Флобер знает Лору с самого детства. Он не раз с ней играл в одни и те же игры. Повзрослев, они никогда не упускали друг друга из виду. Ги познакомился с Гюставом еще в ранней юности. Во время учебы в коллеже Руана он брал уроки у Луи Буйе, где и встретился с Флобером. Юноша как зачарованный слушал разговоры друзей. Годы спустя, когда Ги исполнилось 20 лет, давнее знакомство переросло в крепкую дружбу. Молодой человек поступил на работу в Морское министерство в качестве мелкого служащего. Несмотря на частицу «де», свидетельствующую о благородном происхождении, семья Мопассана отнюдь не купалась в роскоши… На протяжении долгих десяти лет Ги смертельно скучал в пыльных кабинетах министерства в окружении унылых скоросшивателей. Он мечтал стать писателем. Флобер взял пылкого юношу за руку и преподал ему азы писательского мастерства. Свои первые литературные опусы Ги показывает Флоберу. Гюстав оказывается весьма строгим учителем и держится от своего ученика на определенном расстоянии (долгое время он обращается к нему исключительно на «вы»). Со стороны писателя Ги не получает никакого снисхождения. Флобер верит в талант Ги, поскольку распознаёт в нем одаренную личность, обладающую живым умом и большой наблюдательностью. И все же надо работать, поскольку «талант, — по словам Бюффона, — есть не что иное, как долготерпение»[288]. Тем не менее Флоберу нравится этот подающий надежды молодой человек. Он напоминает ему друга Альфреда. «Твой сын не напрасно полюбил меня, — пишет Гюстав Лоре осенью 1872 года, — ибо я испытываю к нему самые искренние дружеские чувства. Он умен, начитан, обаятелен, но главное — он племянник моего бедного Альфреда»[289].
Существует некая загадка, которую время от времени пытаются разгадать и литературные критики, и даже вполне серьезные литературоведы: был ли Ги де Мопассан сыном Флобера? Если судить по фотографиям, то эта гипотеза не находит подтверждения. Между ними нет внешнего сходства. Имел ли Гюстав в тот или иной момент своей жизни более близкие отношения с Лорой, чем товарищеские? Мы не находим подтверждения этому ни в их переписке, ни в свидетельствах знавших их людей. Исключение составляют слова Поля Алексиса[290], входившего в круг друзей Золя. Он слышал, как после смерти Гюстава и Ги не пришедшая в себя от горя Лора говорила о Флобере, как о «дорогом отце» ее сына.
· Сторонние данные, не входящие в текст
# pgriewank/SAMSIM

Hardware: AMD Instinct MI355X
Metric: column-timesteps/sec (higher is better)
Workload: dtype f64

## Files before the change

samsim_amd/csrc/samsim_probe.h:

```cpp
#ifndef SAMSIM_PROBE_H
#define SAMSIM_PROBE_H

#ifndef SAMSIM_STAMPS
#define SAMSIM_STAMPS 0
#endif
#ifdef SAMSIM_ISA_MARKS
#define ISA_MARK(name) asm volatile("; ISA_MARK " name)
#else
#define ISA_MARK(name) ((void)0)
#endif
#if SAMSIM_STAMPS
__device__ unsigned long long g_stamps[48];
extern "C" int samsim_debug_stamps(unsigned long long *out, int reset) {
  if (out && hipMemcpyFromSymbol(out, HIP_SYMBOL(g_stamps), sizeof(unsigned long long) * 48) != hipSuccess) return -1;
  if (reset) { unsigned long long z[48] = {0}; if (hipMemcpyToSymbol(HIP_SYMBOL(g_stamps), z, sizeof(z)) != hipSuccess) return -1; }
  return 0;
}
#endif

namespace {

#if SAMSIM_STAMPS
enum { ST_PRO = 0, ST_DFUSED, ST_DUNFUSED, ST_SURF, ST_UP, ST_POST, ST_HEAD, ST_TAIL,
       CT_WAVESTEPS = 8, CT_FUSED, CT_UNFUSED, CT_UP_TRIPS, CT_NEWTON_WAVE, CT_NEWTON_LANE, CT_LANES, CT_DOWN_TRIPS, CT_DRAIN_WAVE,
       CT_DRAIN_LANE, CT_DIRTY, CT_L_COUPLING, ST_U_HEAD = 20, ST_U_GETT, ST_U_TAIL, ST_D_A, ST_D_B,
       CT_L_FLOODP = 25, CT_L_IRREG, CT_L_DIRTY, CT_L_UNFUSED, CT_L_FLUSH3, CT_L_REGRID, CT_L_FREEBOARD,
       CT_REFILL = 32, CT_ROWS, CT_ROWS_STILL, CT_ODD_LANES, CT_ODD_WAVES, CT_ODD_EVALS_WAVE, CT_LITE, ST_NSLOT = 48 };
struct Stamps {
  unsigned long long *acc;
  unsigned long long t0;
};
__device__ __forceinline__ bool st_leader() { return (int)__lane_id() == __ffsll((long long)__ballot(1)) - 1; }
__device__ __forceinline__ void st_mark(Stamps &st, int region) {
#if SAMSIM_STAMPS == 1
  const unsigned long long t = __builtin_amdgcn_s_memtime();
  if (st_leader()) st.acc[region] += t - st.t0;
  st.t0 = t;
#endif
}
__device__ __forceinline__ void st_count(Stamps &st, int counter, unsigned long long n = 1) {
#if SAMSIM_STAMPS == 2
  if (st_leader()) st.acc[counter] += n;
#endif
}
#define ST_MARK(r) st_mark(x.st, r)
#define ST_COUNT(cn, n) st_count(x.st, cn, n)
#else
#define ST_MARK(r) ((void)0)
#define ST_COUNT(cn, n) ((void)0)
#endif

}

#endif
```

samsim_amd/csrc/samsim_sweeps_fused.h:

```cpp
#ifndef SAMSIM_SWEEPS_FUSED_H
#define SAMSIM_SWEEPS_FUSED_H

namespace {


struct RayScan {
  double minp, stp, st;
  double bot, botterm, perm_bot, S_br_bot;
  double buoy_s, min_psi_s;
};
__device__ __forceinline__ void ray_scan_init(RayScan &r) {
  r.minp = 1.0e300; r.stp = 0.0; r.st = 0.0; r.bot = 0.0; r.botterm = 0.0; r.perm_bot = 0.0; r.S_br_bot = 0.0;
  r.buoy_s = 0.0; r.min_psi_s = 1.0e300;
}

struct Expelled { double psi_s, psi_l, psi_g, V_ex; };
__device__ __forceinline__ Expelled expulsion(double phi, double thick, double m, double rth) {
  Expelled e;
  const double V_s = m * phi * (1.0 / rho_s), V_l = m * (1.0 - phi) * (1.0 / rho_l);
  e.V_ex = dmax(V_l + V_s - thick, 0.0);
  e.psi_s = V_s * rth;
  e.psi_l = (V_l - e.V_ex) * rth;
  e.psi_g = (thick - V_l - V_s + e.V_ex) * rth;
  e.psi_l = dmax(e.psi_l, 0.0);
  e.psi_g = dmax(e.psi_g, 0.0);
  return e;
}
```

Некоторые литературоведы потратили часть своей жизни на то, чтобы найти доказательства этого гипотетического отцовства. В качестве аргумента они ссылались на постоянное присутствие в произведениях Мопассана темы незаконных родственных отношений. В качестве примера, помимо многих других, можно привести роман Ги де Мопассана «Пьер и Жан». Наши доблестные литературные сыщики отвергают одно весьма веское обстоятельство: когда Ги появился на свет в августе 1850 года, Флобер уже около года путешествовал на Востоке. Либо Лора вынашивала Ги «до одиннадцатого месяца», как мать Гаргантюа Гаргамель, либо она умышленно указала более позднюю дату рождения сына, что, несомненно, вызывает вопрос: хотела ли она скрыть свою минуту слабости? Возможно, что вся эта история с отцовством всего лишь плод воображения любителей тайн и загадок. Бесспорно одно: Флобер является истинным духовным и литературным отцом Ги де Мопассана. И этого нам вполне достаточно.
Впрочем, Мопассан после смерти Флобера отдаст поистине великолепную дань уважения своему «отцу»: «Среди всех повстречавшихся на моем жизненном веку людей он был единственным, к кому я испытал глубочайшее уважение. Его дружеское расположение стало для меня чем-то вроде интеллектуального попечения. Он постоянно демонстрировал добрые чувства ко мне, старался быть полезным и отдавал мне все, что мог отдать свой опыт, свои знания. Он делился со мной всем, что накопил за 35 лет упорного труда, литературных изысканий и художественного вдохновения»[291].
ИСКУШЕНИЕ ТЕАТРОМ
Совершенно неожиданно, будто Флобер стосковался по успеху у публики, что довольно странно для него, он увлекся театром. Начиная с весны и на протяжении всего лета 1873 года Гюстав упорно трудится над неоконченной пьесой своего друга Луи Буйе «Слабый пол». Ему хочется поскорее создать «идеальный образец естественного диалога»[292]. Но работа над литературным произведением никогда не давалась ему легко, даже если он не придавал ей «большого значения»[293], как в случае с этой пьесой. Ничего не поделаешь: высокие художественные требования писателя к своему творению всегда замедляют его работу.